9. Suspension selon la revendication 7, où les monomères hydrophobes (mH) sont choisis parmi :
   - les esters alpha-bêta insaturés d’alkyle en C1-C30 alkyle, de préférence d’alkyle en C4-C22, en particulier les acrylates et méthacrylate d’alkyle, comme les acrylates et méthacrylate de méthyle, ethyle, butyle, 2-étylhexyl, isoactyle, lauryle, isodécyle ou stéaryle (le méthacrylate de lauryle en particulier s’avère notamment intéressant) ;
   - les amides alpha-bêta insaturés d’alkyle en C1-C30 alkyle, de préférence d’alkyle en C4-C22, en particulier les acrylamide et méthacrylamide d’alkyle, comme les méthyle, ethyle, butyle, 2-étylhexyl, isoactyle, lauryle, isodécyle ou stéaryle acrylamide et methacrylamide (le lauryle methacrylamide en particulier s’avère notamment intéressant) ;
   - les esters de vinyle ou d’alcool allylique d’acide carboxyliques saturés tels que les acétate, propionate, versatate, ou stéarate de vinyle ou d’allyle ;
   - les nitriles alpha-bêta insaturés contenant de 3 à 12 atomes de carbone, comme l’acrylonitrile ou le methacrylonitrile,
   - les alpha oléfines et les diènes conjugués ;
   - les monomères vinylaromatiques tels que le styrène, l’alpha methylstyrène, le parachlorométhylstyrène, le vinyltoluène, le 2-methylstyrene, le 4-methylstyrene, le 2-(n-butyl)styrene, le 4-(n-decyl)styrene, le tert-butylstyrène ;
   - les mélanges et association de deux ou plusieurs des monomères précités.
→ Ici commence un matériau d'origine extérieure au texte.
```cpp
template <typename T>
struct ChanLoad {
  const T* a;
  RT_DEV float at(long o) const { return to_f(a[o]); }
  RT_DEV typename VecT<T>::v16 vec(long o) const { return *(const typename VecT<T>::v16*)(a + o); }
};

template <typename T, int VEC, bool DOT, class A>
RT_DEV void chan_part_body(const A& a, const T* __restrict__ b, float* __restrict__ part, long hw, int c, float* red) {
  const int s = blockIdx.x, S = gridDim.x, img = blockIdx.y;
  const int cbase = blockIdx.z * 256 * VEC;
  const int cl = min(c - cbase, 256 * VEC);
  const int tpr = (cl + VEC - 1) / VEC, rpi = 256 / tpr;
  const int tid = threadIdx.x, cv = tid % tpr, rg = tid / tpr;
  const int ch0 = cbase + cv * VEC;
  const long per = (hw + S - 1) / S, r0 = s * per, r1 = min(hw, r0 + per);
  float acc[VEC];
// ... 27 lines not shown
        const V16 va = a.vec(o);
        if (DOT) {
          const V16 vb = *(const V16*)(b + o);
#pragma unroll
          for (int j = 0; j < VEC; ++j) acc[j] = fmaf(to_f(va[j]), to_f(vb[j]), acc[j]);
        } else {
#pragma unroll
          for (int j = 0; j < VEC; ++j) acc[j] += to_f(va[j]);
        }
      } else {
        const float a0 = a.at(o);
        acc[0] = DOT ? fmaf(a0, to_f(b[o]), acc[0]) : acc[0] + a0;
      }
    }
  }
#pragma unroll
  for (int j = 0; j < VEC; ++j) red[tid * VEC + j] = acc[j];
  __syncthreads();
  if (rg == 0 && cv * VEC < cl) {
    for (int g = 1; g < rpi; ++g)
#pragma unroll
      for (int j = 0; j < VEC; ++j) acc[j] += red[(g * tpr + cv) * VEC + j];
#pragma unroll
    for (int j = 0; j < VEC; ++j)
      if (ch0 + j < c) part[((long)img * S + s) * c + ch0 + j] = acc[j];
  }
}
template <typename T, int VEC, bool DOT>
__global__ void __launch_bounds__(256) chan_part_kernel(const T* __restrict__ a, const T* __restrict__ b, float* __restrict__ part,
                                                        long hw, int c) {
  __shared__ float red[256 * VEC];
  chan_part_body<T, VEC, DOT>(ChanLoad<T>{a}, b, part, hw, c, red);
}
template <int U = 8>
RT_DEV float slice_sum(const float* __restrict__ p, int S, int c) {
  float s = 0.f;
  int q = 0;
  for (; q + U <= S; q += U) {
    float t[U];
#pragma unroll
    for (int u = 0; u < U; ++u) t[u] = p[(long)(q + u) * c];
#pragma unroll
    for (int u = 0; u < U; ++u) s += t[u];
  }
  for (; q < S; ++q) s += p[(long)q * c];
  return s;
}
```

### rtsds_amd/functional.py

```python
import ctypes

import numpy as np
import torch

from ._lib import ACT_RELU, ACT_SIGMOID, INPUT_PADDED, UPCE_SET_CORRECT, WEIGHT_PACKED, ConvDesc, SplitReduceDesc, lib
from .runtime import (CL, bump_params_epoch, collective, dcode, dp_world, empty_nhwc, nhwc, params_epoch,
                      register_fold, require_hip, side_enabled, side_fork, stream, workspace)

_P = lambda t: None if t is None else t.data_ptr()

CONV_PROFILE = None


def _conv_flops(d):
    return 2.0 * d.n * d.ho * d.wo * d.k * d.c * d.kh * d.kw


class _Timed:
    def __init__(self, d, tag="fwd"):
        self.d, self.tag = d, tag

    def __enter__(self):
        if CONV_PROFILE is not None:
            self.e0 = torch.cuda.Event(enable_timing=True)
# ... 1115 lines not shown

class GapFn(torch.autograd.Function):

    @staticmethod
    def forward(ctx, x, join=None):
        require_hip(x)
        x = nhwc(x)
        n, c, h, w = x.shape
        y = empty_nhwc(n, c, 1, 1, x.dtype, x.device)
        ws = workspace(lib.rtsds_gap_workspace(n, h * w, c), x.device)
        lib.rtsds_gap_fwd(_P(x), _P(y), n, h * w, c, dcode(x), _P(ws), ws.numel(), stream())
        ctx.shape = (n, c, h, w)
        ctx.join = join
        return y

    @staticmethod
    def backward(ctx, dy):
        n, c, h, w = ctx.shape
        dy = dy.contiguous()
        join = ctx.join
        acc = join is not None and join.buf is not None
        dx = join.buf if acc else empty_nhwc(n, c, h, w, dy.dtype, dy.device)
        lib.rtsds_gap_bwd(_P(dy), _P(dx), n, h * w, c, 1 if acc else 0, dcode(dy), stream())
        return (join.put(dx) if join is not None else dx), None


def global_avg_pool(x, join=None):
    return GapFn.apply(x, join)


class ChScaleFn(torch.autograd.Function):

    @staticmethod
    def forward(ctx, x, a, mode, join=None, join_a=None):
        require_hip(x, a)
        x = nhwc(x)
        a = a.contiguous()
        n, c, h, w = x.shape
        if a.dtype != x.dtype:
            a = cast(a, x.dtype)
        y = torch.empty_like(x, memory_format=CL)
        lib.rtsds_chscale_fwd(_P(x), _P(a), _P(y), n, h * w, c, mode, dcode(x), stream())
        ctx.mode = mode
        ctx.join, ctx.join_a = join, join_a
        ctx.save_for_backward(x, a)
        return y

    @staticmethod
    def backward(ctx, dy):
        x, a = ctx.saved_tensors
        n, c, h, w = x.shape
        dy = nhwc(dy)
        dx = torch.empty_like(x, memory_format=CL) if ctx.needs_input_grad[0] else None
        da = torch.empty_like(a) if ctx.needs_input_grad[1] else None
        ws = workspace(lib.rtsds_gap_workspace(n, h * w, c) if da is not None else 0, x.device)
        lib.rtsds_chscale_bwd(_P(dy), _P(x), _P(a), _P(dx), _P(da), n, h * w, c, ctx.mode,
                              dcode(x), _P(ws), ws.numel(), stream())
        if dx is not None and ctx.join is not None:
            dx = _join_add(ctx.join, dx)
        if da is not None and ctx.join_a is not None:
            da = _join_add(ctx.join_a, da)
        return dx, da, None, None, None


def channel_scale(x, a, residual=False, join=None, join_a=None):
    return ChScaleFn.apply(x, a, 1 if residual else 0, join, join_a)


def _src_scale(in_size, out_size, scale_factor):
    if scale_factor is not None and scale_factor > 0:
        return float(np.float32(1.0 / scale_factor))
    return float(np.float32(in_size) / np.float32(out_size))


class BilinearFn(torch.autograd.Function):
    @staticmethod
    def forward(ctx, x, ho, wo, sh, sw):
        require_hip(x)
        x = nhwc(x)
        n, c, hi, wi = x.shape
        y = empty_nhwc(n, c, ho, wo, x.dtype, x.device)
        lib.rtsds_bilinear_fwd(_P(x), _P(y), n, hi, wi, c, ho, wo, sh, sw, c, 0, dcode(x), stream())
        ctx.geo = (n, hi, wi, c, ho, wo, sh, sw)
        return y

    @staticmethod
    def backward(ctx, dy):
        n, hi, wi, c, ho, wo, sh, sw = ctx.geo
        dy = nhwc(dy)
        dx = empty_nhwc(n, c, hi, wi, dy.dtype, dy.device)
        ws = workspace(lib.rtsds_bilinear_bwd_workspace(n, hi, wi, c, ho, wo), dy.device)
        lib.rtsds_bilinear_bwd(_P(dy), _P(dx), n, hi, wi, c, ho, wo, sh, sw, c, 0, dcode(dy), _P(ws),
                               ws.numel(), stream())
        return dx, None, None, None, None
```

10. Suspension selon la revendication 7, où l’agent de contrôle de polymérisation radicalaire est un composé qui comprend un groupe thiocarbonylthio –S(C=S)-, par exemple un xanthate.
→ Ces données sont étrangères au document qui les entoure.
# xlite-dev/LeetCUDA

Measured on AMD Instinct MI355X. Metric: achieved fp16 TFLOPS vs MI355X MFMA peak: HGEMM 8192^3; FA-2 fwd S=4096 D=128, higher is better.
Workload: dtype f16 (fp32 MFMA accumulate)

## Files before the change

### include/lc_diag.h

```cpp
#ifndef LC_DIAG_H_
#define LC_DIAG_H_

#ifdef __cplusplus
extern "C" {
#endif

int lc_probe_mfma16(const void* a16x32, const void* b16x32, float* d16x16, void* stream);
int lc_probe_mfma32(const void* a32x16, const void* b32x16, float* d32x32, void* stream);
int lc_probe_tr16(const void* src_64x4_u16, void* dst_64x4_u16, void* stream);
int lc_probe_coissue(int filler, int k, int mode, void* out_u64x16, void* stream);
int lc_probe_attn_mix(int waves, int mix, void* out_u64x16, void* stream);
int lc_diag_attn_w4u_stamps(const void* Q, const void* K, const void* V, void* O, void* lse, int B, int H, int N, int nsplit, void* out_u64x16,
                            void* stream);
int lc_probe_mfma_form(int form, void* out_u64x16, void* stream);
int lc_probe_mfma_war(int delay, int kind, int queued, const void* a32x16, const void* b32x16, float* d32x32,
                      void* stream);

int lc_diag_pollute(unsigned pattern, int what, void* stream);

int lc_diag_attn_w4i(int abl, const void* Q, const void* K, const void* V, void* O, int B, int H, int N, int D, void* stream);

int lc_probe_mid256(const void* A, const void* B, void* C, int M, int N, int K, int b_kn, int panel_w, void* stream);

#ifdef __cplusplus
}
#endif
#endif
```

### leetcuda_amd/build.py

```python
from __future__ import annotations

import argparse
import json
import os
import shutil
import subprocess
import sys
from pathlib import Path

ROOT = Path(__file__).resolve().parent.parent
PKG = ROOT / "leetcuda_amd"
CSRC = PKG / "csrc"
LIBDIR = PKG / "lib"
ORACLE = ROOT / "oracle"
ROCM = Path(os.environ.get("ROCM_PATH", "/opt/rocm"))

LIB_NAME = "libleetcuda_amd.so"
ORACLE_NAME = "liblc_oracle.so"


def _newer(target: Path, sources) -> bool:
    if not target.exists():
        return False
    t = target.stat().st_mtime
    return all(Path(s).stat().st_mtime <= t for s in sources)


def _digest(paths, extra="") -> str:
    import hashlib
    h = hashlib.sha256(extra.encode())
    for q in sorted(Path(x) for x in paths):
        h.update(str(q.relative_to(ROOT) if q.is_relative_to(ROOT) else q).encode())
        h.update(q.read_bytes() if q.exists() else b"<missing>")
    return h.hexdigest()


def _stamps() -> dict:
    try:
        return json.loads((LIBDIR / "stamps.json").read_text())
    except Exception:
        return {}


def _fresh(target: Path, key: str, digest: str) -> bool:
    return target.exists() and _stamps().get(key) == digest


def _mark(key: str, digest: str):
    LIBDIR.mkdir(parents=True, exist_ok=True)
    st = _stamps()
    st[key] = digest
    (LIBDIR / "stamps.json").write_text(json.dumps(st, indent=1))


def _run(cmd, **kw):
    print("[build]", " ".join(str(c) for c in cmd), flush=True)
    subprocess.run([str(c) for c in cmd], check=True, **kw)


def hipcc() -> str:
    exe = shutil.which("hipcc") or str(ROCM / "bin" / "hipcc")
    if not Path(exe).exists():
        raise RuntimeError("hipcc not found: the MI355X kernels cannot be built")
    return exe


def _flags():
    diag = os.environ.get("LC_DIAG") == "1"
    return ["--offload-arch=gfx950", "-O3", "-std=c++17", "-fPIC", "-Wno-unused-result", "-fno-honor-nans",
            "-mno-amdgpu-ieee", *(["-DLC_DIAG"] if diag else []), f"-I{ROOT / 'include'}"]


def _portable(flags):
    return [str(f).replace(str(ROOT), "$ROOT") for f in flags]


def _stamp_ok(stamp: Path, flags) -> bool:
    try:
        return json.loads(stamp.read_text())["flags"] == _portable(flags)
    except Exception:
        return False


def _unit_deps(dep: Path):
    txt = dep.read_text().replace("\\\n", " ")
    return [Path(d) for d in (txt.split(":", 1)[1].split() if ":" in txt else [])]


def _unit_digest(dep: Path, flags) -> str:
    import hashlib
    h = hashlib.sha256(" ".join(_portable(flags)).encode())
    for q in sorted(_unit_deps(dep), key=lambda x: (x.name, str(x))):
        h.update(q.name.encode())
        h.update(q.read_bytes() if q.exists() else b"<missing>")
    return h.hexdigest()


def _unit_current(obj: Path, asm, dep: Path, flags) -> bool:
    if not obj.exists() or not dep.exists() or (asm is not None and not asm.exists()):
        return False
    deps = _unit_deps(dep)
    if not deps or not all(d.exists() for d in deps):
        return False
    have = _stamps().get("unit:" + obj.stem)
    if have is None:
        return False
    return have == _unit_digest(dep, flags)
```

11. Suspension selon l’une des revendications précédentes, où les particules (p) comprennent au moins 60%, de préférence au moins 80%, par exemple, au moins 90%, typiquement au moins 95% en masse de polymères associatifs (P), par rapport à la masse totale constituants des particules, à l’exclusion de l’eau.
12. Suspension selon la revendication 11, où les particules (p) sont constituées des polymères associatifs (P).
13. Suspension selon l’une des revendications précédentes, où le volume massique des particules (p) rapporté au volume massique total de la suspension (S) est moins de 70%, de préférence moins de 60%.
14. Procédé de préparation de la suspension (S) selon l’une des revendications précédentes, où on mélange des particules (p0) à base des polymères associatifs (P) non hydratés, de l’eau et des sels, ce par quoi on obtient des particules (p) partiellement hydratées dispersées dans la phase aqueuse.
15. Utilisation de la suspension selon l’une des revendications 1 à 13, pour limiter voire inhiber la perte des fluides dans une formation souterraine.
16. Procédé pour limiter ou inhiber une perte de fluide au sein d’une formation souterraine, comprenant une étape (Et) où on injecte dans ladite formation souterraine au niveau de la zone présentant la perte de fluides, une suspension (S) selon l’une des revendications 1 à 13, où
    - la température d’injection de la suspension est inférieure à la température critique de gélification de la suspension; et
    - la température dans la zone à traiter est une température égale ou supérieure à la température critique de gélification de la suspension,
    ce par quoi on obtient une augmentation de la viscosité de la suspension.